EXERCISE BRIEF :: For each line below that includes the string "cchunks", show the whole line.

DATA FOR ANALYSIS section start

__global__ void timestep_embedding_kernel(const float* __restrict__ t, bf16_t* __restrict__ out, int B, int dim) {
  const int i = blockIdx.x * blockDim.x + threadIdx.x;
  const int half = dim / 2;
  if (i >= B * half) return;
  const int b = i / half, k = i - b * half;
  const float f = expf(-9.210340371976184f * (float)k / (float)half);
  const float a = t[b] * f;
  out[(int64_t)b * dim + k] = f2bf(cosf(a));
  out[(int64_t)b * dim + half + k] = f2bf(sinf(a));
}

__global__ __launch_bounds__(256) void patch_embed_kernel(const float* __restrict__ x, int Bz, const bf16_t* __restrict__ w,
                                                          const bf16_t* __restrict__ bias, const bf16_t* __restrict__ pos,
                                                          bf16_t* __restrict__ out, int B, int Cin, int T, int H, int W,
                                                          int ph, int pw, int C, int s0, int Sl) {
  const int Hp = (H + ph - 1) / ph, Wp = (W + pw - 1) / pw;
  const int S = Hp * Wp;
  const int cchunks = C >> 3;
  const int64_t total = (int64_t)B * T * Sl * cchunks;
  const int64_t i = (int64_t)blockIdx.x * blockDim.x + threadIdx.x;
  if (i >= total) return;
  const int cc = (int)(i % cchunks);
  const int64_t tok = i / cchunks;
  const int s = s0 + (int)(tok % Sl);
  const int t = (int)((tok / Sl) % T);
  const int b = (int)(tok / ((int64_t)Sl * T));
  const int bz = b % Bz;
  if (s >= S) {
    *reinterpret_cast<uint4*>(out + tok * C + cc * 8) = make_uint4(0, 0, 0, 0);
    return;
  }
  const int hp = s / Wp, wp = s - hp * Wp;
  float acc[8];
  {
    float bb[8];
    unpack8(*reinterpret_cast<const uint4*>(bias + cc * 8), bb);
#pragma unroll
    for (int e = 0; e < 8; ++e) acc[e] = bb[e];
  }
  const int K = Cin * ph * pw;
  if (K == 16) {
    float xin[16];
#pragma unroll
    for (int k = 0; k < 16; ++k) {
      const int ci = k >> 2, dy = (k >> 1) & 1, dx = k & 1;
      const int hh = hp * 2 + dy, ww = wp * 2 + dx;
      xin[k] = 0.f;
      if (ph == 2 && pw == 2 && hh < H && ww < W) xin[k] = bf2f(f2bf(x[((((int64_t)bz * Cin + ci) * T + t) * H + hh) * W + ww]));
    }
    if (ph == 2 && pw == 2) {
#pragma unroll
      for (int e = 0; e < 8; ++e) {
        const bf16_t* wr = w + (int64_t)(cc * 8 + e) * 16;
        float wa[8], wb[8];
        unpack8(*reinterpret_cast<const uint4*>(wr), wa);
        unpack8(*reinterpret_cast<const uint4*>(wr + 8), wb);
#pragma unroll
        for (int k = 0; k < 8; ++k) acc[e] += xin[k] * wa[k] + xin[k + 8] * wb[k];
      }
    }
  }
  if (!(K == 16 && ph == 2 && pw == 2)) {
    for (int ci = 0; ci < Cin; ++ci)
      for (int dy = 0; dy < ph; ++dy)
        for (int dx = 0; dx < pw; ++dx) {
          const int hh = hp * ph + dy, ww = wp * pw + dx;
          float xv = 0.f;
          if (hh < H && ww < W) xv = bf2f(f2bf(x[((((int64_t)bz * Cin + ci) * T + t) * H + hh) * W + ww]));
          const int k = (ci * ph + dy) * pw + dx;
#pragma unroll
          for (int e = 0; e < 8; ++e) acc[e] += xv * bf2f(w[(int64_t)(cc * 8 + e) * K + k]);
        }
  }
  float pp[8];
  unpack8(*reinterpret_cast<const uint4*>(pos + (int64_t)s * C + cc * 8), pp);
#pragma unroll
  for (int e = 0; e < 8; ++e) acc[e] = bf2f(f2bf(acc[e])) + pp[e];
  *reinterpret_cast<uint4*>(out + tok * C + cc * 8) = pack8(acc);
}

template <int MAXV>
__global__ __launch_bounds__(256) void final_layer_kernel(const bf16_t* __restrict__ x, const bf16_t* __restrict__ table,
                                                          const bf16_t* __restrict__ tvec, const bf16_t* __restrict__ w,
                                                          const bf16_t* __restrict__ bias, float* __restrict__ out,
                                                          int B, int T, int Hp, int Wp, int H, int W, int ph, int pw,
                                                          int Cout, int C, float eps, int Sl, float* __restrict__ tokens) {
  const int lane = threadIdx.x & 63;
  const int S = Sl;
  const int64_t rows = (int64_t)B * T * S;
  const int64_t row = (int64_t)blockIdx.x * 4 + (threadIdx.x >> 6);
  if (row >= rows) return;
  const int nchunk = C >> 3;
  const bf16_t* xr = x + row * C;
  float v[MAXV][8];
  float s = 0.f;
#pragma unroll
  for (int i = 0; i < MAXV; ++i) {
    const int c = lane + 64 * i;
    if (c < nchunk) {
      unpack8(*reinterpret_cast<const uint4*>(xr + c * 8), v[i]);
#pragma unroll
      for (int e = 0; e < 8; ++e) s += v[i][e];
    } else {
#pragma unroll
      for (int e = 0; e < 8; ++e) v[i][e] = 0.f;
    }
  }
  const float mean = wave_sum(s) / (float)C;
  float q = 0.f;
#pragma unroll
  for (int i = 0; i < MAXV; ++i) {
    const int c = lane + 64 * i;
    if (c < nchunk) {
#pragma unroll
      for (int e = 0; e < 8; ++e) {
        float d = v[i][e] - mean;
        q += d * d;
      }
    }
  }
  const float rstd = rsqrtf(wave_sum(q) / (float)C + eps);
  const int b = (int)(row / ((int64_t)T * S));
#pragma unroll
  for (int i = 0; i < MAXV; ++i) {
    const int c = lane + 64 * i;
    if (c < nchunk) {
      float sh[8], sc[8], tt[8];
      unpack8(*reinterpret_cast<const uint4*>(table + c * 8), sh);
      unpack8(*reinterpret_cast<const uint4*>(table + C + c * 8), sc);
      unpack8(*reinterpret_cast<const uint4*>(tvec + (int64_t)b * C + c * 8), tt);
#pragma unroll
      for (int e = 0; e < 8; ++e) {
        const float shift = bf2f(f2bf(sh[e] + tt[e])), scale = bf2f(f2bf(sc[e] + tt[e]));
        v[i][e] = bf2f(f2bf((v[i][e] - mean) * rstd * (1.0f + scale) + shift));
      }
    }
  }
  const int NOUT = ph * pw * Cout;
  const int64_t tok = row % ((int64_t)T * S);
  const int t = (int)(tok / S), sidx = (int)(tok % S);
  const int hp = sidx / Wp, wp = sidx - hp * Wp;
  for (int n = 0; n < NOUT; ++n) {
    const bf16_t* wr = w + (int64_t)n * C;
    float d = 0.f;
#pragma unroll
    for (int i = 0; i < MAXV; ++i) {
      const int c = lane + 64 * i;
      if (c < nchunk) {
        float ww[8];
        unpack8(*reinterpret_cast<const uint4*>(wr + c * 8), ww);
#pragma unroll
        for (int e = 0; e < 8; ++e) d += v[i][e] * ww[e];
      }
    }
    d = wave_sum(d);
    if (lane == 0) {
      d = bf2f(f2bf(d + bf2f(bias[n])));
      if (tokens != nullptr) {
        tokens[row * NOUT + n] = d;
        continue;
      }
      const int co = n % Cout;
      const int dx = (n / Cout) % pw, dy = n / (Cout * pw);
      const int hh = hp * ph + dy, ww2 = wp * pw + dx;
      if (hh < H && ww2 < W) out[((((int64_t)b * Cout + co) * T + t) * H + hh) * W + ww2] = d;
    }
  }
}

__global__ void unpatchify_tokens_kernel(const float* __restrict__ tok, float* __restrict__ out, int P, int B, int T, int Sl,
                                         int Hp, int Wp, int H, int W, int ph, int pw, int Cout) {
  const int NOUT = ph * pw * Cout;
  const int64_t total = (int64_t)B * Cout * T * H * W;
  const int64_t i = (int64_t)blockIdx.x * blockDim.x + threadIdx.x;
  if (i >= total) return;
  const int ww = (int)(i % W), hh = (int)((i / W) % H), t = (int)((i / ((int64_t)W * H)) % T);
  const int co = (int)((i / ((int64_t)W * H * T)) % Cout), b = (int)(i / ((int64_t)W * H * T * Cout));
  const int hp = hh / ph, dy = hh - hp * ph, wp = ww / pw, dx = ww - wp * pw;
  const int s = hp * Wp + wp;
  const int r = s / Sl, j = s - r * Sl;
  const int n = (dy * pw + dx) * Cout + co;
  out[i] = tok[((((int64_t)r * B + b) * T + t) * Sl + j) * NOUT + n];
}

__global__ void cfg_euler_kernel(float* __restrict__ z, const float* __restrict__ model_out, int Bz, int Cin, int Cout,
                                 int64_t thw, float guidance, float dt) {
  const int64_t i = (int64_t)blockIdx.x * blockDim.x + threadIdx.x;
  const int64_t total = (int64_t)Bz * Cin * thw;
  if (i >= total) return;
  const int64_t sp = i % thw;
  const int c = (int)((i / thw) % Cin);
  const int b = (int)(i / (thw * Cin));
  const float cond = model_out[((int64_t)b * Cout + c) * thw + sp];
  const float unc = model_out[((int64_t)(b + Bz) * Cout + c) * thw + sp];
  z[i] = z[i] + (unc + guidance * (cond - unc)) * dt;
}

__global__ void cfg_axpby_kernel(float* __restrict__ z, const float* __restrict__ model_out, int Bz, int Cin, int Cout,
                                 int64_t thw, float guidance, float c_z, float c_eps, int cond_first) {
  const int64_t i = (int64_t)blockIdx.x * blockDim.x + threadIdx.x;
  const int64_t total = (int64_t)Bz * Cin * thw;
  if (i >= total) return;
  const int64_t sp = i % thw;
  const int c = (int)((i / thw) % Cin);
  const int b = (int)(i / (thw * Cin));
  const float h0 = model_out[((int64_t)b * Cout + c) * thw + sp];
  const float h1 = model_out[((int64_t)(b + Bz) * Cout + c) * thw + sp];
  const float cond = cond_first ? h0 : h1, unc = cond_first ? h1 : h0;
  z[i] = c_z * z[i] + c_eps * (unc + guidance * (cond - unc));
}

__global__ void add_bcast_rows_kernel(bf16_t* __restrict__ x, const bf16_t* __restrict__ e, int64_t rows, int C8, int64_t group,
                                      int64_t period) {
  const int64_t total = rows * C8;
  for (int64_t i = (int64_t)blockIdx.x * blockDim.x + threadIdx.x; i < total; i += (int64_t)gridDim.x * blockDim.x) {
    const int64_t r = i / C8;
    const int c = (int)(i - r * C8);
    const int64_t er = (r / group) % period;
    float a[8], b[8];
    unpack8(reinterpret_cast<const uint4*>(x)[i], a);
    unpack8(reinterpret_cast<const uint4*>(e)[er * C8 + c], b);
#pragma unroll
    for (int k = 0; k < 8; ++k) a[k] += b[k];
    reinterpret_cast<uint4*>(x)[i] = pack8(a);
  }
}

DATA FOR ANALYSIS section end

PROBLEM SOLUTION ::
  const int cchunks = C >> 3;
  const int64_t total = (int64_t)B * T * Sl * cchunks;
  const int cc = (int)(i % cchunks);
  const int64_t tok = i / cchunks;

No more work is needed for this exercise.